**What needs to be done:**
Where the string "nwaves" shows up in a line of the records, copy that line.

-- Record extracts follows --

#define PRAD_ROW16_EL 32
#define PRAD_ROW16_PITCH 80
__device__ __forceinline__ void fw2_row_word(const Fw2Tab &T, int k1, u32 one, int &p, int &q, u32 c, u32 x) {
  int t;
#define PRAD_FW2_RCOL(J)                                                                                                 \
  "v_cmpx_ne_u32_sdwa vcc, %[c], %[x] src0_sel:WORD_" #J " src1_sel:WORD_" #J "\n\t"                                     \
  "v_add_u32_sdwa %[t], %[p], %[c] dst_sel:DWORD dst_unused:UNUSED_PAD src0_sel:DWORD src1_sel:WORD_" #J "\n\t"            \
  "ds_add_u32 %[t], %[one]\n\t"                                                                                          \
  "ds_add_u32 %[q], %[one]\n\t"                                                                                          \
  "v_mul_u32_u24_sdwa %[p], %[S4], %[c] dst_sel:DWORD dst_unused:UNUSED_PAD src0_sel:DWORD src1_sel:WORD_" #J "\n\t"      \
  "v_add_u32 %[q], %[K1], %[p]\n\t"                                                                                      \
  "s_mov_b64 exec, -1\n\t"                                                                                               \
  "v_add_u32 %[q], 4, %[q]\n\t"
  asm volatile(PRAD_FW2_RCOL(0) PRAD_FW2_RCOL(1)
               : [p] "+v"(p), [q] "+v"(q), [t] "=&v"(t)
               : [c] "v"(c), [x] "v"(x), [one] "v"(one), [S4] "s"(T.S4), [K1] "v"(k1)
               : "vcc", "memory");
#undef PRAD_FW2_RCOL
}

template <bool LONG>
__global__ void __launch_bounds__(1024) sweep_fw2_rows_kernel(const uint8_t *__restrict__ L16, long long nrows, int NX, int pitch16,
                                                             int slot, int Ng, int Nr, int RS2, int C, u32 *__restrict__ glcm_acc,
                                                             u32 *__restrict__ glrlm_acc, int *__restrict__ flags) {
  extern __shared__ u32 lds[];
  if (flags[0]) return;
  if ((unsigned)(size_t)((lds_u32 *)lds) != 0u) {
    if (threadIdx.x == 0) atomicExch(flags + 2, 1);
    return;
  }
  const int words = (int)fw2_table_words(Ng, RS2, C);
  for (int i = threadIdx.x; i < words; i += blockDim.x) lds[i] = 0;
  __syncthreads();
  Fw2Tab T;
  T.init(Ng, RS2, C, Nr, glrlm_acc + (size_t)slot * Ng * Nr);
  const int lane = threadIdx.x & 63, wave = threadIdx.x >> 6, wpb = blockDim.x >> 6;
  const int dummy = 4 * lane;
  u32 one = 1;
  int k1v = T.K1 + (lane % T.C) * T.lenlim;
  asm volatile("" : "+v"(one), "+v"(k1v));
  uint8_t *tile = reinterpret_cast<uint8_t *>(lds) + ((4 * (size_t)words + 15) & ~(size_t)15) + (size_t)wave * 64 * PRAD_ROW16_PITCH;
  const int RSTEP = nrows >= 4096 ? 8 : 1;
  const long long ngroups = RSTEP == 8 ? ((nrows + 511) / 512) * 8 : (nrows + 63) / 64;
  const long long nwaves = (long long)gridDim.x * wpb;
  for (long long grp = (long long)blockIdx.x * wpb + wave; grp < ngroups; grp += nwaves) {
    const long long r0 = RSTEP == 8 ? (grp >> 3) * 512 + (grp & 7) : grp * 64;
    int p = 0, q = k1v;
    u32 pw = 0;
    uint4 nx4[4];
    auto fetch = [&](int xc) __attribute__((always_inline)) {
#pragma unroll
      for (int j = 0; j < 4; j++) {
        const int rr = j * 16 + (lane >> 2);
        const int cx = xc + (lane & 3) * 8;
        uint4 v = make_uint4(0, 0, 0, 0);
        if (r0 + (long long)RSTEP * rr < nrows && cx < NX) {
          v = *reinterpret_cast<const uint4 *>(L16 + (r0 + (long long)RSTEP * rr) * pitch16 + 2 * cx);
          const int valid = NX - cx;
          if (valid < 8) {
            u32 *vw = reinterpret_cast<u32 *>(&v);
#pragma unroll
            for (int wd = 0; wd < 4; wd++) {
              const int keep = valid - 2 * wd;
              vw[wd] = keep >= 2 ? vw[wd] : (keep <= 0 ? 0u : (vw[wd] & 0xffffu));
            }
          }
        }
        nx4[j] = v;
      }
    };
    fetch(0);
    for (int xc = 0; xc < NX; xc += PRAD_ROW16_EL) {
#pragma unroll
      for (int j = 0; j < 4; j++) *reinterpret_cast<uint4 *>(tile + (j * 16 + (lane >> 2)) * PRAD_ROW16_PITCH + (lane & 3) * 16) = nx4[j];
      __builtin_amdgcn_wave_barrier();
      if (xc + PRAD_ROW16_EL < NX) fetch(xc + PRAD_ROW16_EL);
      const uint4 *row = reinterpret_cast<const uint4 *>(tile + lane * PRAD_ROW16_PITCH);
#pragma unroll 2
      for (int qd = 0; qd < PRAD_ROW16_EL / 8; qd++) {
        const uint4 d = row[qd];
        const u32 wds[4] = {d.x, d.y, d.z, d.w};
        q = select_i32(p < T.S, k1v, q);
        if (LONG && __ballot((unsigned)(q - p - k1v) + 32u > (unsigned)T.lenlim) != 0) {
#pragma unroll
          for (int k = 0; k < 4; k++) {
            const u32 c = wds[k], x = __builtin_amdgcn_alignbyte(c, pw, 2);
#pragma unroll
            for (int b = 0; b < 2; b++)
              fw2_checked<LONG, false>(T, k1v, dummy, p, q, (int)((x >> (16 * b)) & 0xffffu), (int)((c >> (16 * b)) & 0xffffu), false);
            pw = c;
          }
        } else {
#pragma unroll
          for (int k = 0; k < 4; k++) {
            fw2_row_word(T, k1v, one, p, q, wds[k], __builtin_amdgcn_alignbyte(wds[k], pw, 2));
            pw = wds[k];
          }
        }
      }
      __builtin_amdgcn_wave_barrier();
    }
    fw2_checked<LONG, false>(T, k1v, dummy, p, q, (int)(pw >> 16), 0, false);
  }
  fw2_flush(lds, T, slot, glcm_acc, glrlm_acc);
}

-- Record extracts concluded --

**Solution below:**
  const long long nwaves = (long long)gridDim.x * wpb;
  for (long long grp = (long long)blockIdx.x * wpb + wave; grp < ngroups; grp += nwaves) {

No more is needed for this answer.